-- EXTRACTED INFORMATION follows --
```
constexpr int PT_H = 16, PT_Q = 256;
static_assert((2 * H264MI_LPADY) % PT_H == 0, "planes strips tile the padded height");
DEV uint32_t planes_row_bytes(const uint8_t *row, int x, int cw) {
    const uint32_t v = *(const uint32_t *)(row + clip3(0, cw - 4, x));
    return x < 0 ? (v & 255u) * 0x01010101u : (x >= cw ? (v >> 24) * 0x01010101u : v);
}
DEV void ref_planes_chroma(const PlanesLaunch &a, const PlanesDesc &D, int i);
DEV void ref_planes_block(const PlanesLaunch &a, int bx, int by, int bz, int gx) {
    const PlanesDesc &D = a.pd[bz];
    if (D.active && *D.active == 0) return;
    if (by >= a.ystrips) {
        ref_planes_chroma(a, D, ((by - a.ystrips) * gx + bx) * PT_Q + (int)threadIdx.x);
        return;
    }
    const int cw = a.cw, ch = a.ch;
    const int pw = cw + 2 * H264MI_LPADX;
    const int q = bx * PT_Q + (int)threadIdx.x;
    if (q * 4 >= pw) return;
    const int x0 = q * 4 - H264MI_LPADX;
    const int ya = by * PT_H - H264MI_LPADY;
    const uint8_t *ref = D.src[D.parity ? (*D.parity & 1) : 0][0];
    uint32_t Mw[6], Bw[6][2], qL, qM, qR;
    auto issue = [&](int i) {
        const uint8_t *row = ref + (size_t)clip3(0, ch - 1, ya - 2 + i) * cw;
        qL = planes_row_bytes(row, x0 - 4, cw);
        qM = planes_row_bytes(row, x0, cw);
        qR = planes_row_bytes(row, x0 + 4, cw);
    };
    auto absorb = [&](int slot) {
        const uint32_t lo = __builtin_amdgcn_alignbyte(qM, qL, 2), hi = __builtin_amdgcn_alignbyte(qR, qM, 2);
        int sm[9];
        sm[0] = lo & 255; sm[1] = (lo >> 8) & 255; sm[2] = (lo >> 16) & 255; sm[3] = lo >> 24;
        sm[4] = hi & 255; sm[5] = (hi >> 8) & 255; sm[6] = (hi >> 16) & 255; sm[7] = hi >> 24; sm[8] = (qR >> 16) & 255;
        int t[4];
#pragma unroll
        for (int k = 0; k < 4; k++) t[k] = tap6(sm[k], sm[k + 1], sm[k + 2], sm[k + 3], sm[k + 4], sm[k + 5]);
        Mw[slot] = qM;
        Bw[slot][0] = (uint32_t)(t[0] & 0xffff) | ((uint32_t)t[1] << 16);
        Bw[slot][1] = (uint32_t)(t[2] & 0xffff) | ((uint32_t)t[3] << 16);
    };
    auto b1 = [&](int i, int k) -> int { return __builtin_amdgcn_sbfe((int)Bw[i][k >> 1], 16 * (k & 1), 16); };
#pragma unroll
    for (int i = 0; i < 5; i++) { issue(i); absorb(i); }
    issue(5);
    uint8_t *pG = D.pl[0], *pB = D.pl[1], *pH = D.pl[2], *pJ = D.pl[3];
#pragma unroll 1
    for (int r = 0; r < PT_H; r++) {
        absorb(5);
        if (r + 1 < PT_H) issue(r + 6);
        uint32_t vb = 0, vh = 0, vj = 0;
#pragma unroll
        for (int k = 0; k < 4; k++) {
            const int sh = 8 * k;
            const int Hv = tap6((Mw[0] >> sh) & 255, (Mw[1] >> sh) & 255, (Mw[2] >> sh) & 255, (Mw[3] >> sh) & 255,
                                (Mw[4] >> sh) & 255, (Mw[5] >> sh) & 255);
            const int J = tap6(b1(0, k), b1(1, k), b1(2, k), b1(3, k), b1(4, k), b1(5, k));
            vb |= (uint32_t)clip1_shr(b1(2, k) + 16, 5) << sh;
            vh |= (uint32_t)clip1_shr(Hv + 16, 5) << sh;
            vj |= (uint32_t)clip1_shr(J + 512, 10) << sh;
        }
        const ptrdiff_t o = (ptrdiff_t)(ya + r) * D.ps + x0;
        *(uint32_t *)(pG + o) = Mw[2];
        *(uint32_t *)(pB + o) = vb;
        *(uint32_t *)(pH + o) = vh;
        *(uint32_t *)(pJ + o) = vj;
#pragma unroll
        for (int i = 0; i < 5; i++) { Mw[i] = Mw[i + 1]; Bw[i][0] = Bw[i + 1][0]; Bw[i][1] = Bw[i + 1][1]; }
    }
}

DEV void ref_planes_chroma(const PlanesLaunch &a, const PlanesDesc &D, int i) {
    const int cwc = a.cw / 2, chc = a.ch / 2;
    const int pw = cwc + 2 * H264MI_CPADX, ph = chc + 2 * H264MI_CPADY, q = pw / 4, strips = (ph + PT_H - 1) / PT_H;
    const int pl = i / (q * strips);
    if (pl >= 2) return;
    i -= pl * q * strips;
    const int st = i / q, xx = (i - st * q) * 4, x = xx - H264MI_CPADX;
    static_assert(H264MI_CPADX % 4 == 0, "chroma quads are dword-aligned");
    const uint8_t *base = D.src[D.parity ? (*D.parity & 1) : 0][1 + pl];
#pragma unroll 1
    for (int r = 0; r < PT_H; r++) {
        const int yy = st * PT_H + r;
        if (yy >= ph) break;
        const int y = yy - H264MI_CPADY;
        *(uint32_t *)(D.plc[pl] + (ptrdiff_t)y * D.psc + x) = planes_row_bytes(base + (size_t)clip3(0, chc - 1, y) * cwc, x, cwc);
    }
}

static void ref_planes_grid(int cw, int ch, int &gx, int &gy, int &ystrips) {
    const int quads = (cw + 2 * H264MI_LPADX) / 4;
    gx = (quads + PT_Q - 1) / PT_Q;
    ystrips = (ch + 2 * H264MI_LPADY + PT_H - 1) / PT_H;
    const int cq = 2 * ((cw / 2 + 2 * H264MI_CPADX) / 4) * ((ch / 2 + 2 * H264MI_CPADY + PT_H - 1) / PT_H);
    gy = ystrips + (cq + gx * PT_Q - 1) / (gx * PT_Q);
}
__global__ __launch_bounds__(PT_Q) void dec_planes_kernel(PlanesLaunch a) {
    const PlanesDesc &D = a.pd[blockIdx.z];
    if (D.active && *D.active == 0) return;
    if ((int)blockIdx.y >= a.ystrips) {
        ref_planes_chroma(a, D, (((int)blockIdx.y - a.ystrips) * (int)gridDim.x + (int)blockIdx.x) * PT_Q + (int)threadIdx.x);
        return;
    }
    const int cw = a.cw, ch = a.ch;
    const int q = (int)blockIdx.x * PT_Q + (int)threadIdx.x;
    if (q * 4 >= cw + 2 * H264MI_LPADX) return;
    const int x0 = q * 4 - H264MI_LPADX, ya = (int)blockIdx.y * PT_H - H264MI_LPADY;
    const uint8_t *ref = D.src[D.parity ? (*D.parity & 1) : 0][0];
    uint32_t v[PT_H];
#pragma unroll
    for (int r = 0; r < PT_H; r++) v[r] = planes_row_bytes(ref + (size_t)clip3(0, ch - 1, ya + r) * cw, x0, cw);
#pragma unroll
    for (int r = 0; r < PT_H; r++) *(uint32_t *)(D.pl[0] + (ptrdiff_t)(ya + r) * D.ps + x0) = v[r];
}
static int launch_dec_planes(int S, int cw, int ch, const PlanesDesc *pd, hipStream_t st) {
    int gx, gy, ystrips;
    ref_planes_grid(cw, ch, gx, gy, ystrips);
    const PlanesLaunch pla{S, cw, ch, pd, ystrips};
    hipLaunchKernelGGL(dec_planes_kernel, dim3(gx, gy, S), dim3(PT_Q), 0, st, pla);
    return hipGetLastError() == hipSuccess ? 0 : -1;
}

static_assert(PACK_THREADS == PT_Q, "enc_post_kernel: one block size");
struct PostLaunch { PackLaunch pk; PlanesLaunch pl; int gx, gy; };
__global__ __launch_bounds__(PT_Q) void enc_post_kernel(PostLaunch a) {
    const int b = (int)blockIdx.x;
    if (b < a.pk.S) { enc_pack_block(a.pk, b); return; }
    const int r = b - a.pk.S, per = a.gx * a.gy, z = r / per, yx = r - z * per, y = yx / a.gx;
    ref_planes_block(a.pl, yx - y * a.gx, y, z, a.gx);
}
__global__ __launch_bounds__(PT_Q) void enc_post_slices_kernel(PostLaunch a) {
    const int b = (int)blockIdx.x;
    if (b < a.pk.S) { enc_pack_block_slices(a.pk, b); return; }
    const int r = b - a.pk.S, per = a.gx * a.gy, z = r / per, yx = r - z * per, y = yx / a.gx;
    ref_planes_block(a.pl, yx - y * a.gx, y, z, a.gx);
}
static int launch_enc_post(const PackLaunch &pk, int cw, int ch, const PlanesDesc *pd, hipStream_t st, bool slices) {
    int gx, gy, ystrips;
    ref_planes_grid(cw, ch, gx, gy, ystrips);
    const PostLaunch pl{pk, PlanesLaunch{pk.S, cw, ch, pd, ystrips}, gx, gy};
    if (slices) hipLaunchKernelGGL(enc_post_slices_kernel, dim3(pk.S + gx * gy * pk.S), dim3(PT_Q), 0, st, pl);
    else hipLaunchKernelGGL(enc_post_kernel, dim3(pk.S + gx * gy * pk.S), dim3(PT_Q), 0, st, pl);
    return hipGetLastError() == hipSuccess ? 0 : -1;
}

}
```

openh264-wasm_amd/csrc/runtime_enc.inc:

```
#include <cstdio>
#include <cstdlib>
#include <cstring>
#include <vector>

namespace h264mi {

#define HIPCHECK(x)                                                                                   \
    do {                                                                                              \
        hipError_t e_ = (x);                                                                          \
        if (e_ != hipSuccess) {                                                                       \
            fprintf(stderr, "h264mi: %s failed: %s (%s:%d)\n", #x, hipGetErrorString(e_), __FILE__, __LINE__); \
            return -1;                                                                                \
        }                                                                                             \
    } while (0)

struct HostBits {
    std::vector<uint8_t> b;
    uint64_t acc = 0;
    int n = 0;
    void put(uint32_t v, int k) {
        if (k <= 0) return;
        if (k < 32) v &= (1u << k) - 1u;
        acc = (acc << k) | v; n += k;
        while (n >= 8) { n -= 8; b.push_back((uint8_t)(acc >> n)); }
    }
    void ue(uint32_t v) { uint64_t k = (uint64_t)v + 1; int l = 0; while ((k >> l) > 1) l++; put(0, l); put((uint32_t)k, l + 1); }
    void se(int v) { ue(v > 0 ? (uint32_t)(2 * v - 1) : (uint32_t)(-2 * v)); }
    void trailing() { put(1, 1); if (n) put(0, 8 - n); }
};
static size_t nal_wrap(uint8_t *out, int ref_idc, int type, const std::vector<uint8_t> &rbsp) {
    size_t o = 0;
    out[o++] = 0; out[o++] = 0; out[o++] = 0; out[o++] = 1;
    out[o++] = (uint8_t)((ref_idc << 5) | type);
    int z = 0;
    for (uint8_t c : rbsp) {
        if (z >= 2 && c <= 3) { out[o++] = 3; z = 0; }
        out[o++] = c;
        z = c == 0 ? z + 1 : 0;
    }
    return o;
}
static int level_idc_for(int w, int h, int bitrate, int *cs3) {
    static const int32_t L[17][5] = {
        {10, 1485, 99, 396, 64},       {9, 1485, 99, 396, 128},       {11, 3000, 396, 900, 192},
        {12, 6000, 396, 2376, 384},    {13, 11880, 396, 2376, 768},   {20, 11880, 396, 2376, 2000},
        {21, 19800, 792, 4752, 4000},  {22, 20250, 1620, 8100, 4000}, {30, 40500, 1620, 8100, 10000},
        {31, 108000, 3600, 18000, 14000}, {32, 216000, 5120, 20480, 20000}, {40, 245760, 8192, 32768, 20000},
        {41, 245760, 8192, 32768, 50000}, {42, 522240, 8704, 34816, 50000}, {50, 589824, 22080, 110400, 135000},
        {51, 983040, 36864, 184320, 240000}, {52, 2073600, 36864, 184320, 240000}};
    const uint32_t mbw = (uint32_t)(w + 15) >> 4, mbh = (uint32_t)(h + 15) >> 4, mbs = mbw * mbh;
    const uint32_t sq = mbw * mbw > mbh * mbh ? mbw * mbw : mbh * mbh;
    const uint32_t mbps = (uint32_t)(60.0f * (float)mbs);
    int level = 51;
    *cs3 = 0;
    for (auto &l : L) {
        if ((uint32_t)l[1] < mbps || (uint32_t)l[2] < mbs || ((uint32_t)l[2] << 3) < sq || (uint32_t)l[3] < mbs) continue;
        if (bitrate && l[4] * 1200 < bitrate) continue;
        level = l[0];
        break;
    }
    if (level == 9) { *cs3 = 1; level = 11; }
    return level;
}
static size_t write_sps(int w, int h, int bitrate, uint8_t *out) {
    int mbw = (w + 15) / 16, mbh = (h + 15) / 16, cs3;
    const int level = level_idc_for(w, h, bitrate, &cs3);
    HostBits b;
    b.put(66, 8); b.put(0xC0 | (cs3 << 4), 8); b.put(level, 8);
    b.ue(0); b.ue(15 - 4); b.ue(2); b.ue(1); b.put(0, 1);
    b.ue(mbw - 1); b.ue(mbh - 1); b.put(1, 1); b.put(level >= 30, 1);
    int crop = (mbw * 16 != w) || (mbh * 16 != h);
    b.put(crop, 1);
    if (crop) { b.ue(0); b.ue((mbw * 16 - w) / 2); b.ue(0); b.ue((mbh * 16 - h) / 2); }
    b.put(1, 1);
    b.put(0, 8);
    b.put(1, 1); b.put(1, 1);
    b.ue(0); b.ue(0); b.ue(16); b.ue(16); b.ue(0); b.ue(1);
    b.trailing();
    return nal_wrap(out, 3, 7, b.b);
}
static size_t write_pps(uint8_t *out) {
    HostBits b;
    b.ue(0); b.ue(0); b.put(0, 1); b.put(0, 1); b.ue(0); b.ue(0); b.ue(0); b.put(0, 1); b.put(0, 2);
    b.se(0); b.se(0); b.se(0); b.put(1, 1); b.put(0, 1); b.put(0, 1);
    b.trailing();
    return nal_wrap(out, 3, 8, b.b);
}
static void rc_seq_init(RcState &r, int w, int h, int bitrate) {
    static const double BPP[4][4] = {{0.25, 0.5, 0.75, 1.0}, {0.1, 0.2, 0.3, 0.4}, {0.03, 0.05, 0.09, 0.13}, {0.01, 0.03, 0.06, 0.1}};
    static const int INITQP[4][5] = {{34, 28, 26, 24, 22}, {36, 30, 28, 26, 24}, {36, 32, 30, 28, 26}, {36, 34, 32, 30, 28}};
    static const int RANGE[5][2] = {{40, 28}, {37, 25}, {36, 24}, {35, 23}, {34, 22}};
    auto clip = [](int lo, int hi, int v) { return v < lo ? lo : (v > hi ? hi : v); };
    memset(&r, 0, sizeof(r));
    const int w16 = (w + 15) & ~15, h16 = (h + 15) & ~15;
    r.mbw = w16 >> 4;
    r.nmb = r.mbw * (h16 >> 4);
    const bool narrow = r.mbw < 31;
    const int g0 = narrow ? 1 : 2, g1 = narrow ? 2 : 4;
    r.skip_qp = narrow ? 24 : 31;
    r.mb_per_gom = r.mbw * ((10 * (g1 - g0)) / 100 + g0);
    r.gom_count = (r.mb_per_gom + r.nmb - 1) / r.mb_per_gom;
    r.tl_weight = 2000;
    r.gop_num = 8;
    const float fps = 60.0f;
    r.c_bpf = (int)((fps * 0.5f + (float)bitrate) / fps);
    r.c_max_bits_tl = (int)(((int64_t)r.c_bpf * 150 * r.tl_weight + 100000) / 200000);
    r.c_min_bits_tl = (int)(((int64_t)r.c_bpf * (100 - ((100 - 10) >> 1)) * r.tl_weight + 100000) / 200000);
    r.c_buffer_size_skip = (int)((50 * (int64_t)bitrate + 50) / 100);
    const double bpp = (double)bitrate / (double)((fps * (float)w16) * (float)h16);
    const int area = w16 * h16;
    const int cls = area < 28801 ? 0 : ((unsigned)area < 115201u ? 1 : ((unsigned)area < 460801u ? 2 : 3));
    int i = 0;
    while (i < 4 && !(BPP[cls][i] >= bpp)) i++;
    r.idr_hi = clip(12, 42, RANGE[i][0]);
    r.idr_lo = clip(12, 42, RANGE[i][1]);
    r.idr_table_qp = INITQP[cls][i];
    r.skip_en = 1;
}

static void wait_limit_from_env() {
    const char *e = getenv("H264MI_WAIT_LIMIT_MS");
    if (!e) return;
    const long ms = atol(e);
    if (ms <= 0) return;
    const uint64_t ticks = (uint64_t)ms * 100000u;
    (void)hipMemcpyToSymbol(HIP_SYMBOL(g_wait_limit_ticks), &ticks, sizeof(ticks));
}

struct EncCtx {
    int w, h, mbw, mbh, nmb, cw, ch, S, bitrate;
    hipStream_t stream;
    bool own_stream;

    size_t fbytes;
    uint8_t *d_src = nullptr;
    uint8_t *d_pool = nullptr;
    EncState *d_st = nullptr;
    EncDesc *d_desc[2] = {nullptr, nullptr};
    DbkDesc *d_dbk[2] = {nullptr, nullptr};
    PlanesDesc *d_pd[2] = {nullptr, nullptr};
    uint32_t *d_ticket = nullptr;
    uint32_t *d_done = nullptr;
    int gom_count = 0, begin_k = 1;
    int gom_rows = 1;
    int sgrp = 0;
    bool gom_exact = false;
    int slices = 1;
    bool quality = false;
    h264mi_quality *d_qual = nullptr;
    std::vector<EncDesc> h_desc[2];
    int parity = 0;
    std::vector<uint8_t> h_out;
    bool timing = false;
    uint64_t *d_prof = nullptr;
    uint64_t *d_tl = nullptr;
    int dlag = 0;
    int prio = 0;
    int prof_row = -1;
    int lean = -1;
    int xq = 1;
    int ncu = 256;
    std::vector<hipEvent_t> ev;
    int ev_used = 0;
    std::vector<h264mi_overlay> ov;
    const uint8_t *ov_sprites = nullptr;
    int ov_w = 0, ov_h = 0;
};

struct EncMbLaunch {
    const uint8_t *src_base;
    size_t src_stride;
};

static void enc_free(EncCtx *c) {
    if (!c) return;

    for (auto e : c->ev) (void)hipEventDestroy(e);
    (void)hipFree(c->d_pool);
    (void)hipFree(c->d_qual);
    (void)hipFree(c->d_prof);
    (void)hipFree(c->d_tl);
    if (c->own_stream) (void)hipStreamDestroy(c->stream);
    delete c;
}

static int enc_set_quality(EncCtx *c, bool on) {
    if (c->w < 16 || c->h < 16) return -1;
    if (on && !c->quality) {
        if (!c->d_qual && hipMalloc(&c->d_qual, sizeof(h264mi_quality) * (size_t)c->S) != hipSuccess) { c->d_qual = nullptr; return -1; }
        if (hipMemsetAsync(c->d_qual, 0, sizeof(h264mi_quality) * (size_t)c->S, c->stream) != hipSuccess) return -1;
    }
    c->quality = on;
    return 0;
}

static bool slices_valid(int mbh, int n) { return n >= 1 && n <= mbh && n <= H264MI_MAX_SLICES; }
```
-- EXTRACTED INFORMATION concluded --
▶ _DIRECTIONS_: Pull out all lines containing the word "parity" from the entries above.

▶ _RESPONSE BELOW_:
    const uint8_t *ref = D.src[D.parity ? (*D.parity & 1) : 0][0];
    const uint8_t *base = D.src[D.parity ? (*D.parity & 1) : 0][1 + pl];
    const uint8_t *ref = D.src[D.parity ? (*D.parity & 1) : 0][0];
    int parity = 0;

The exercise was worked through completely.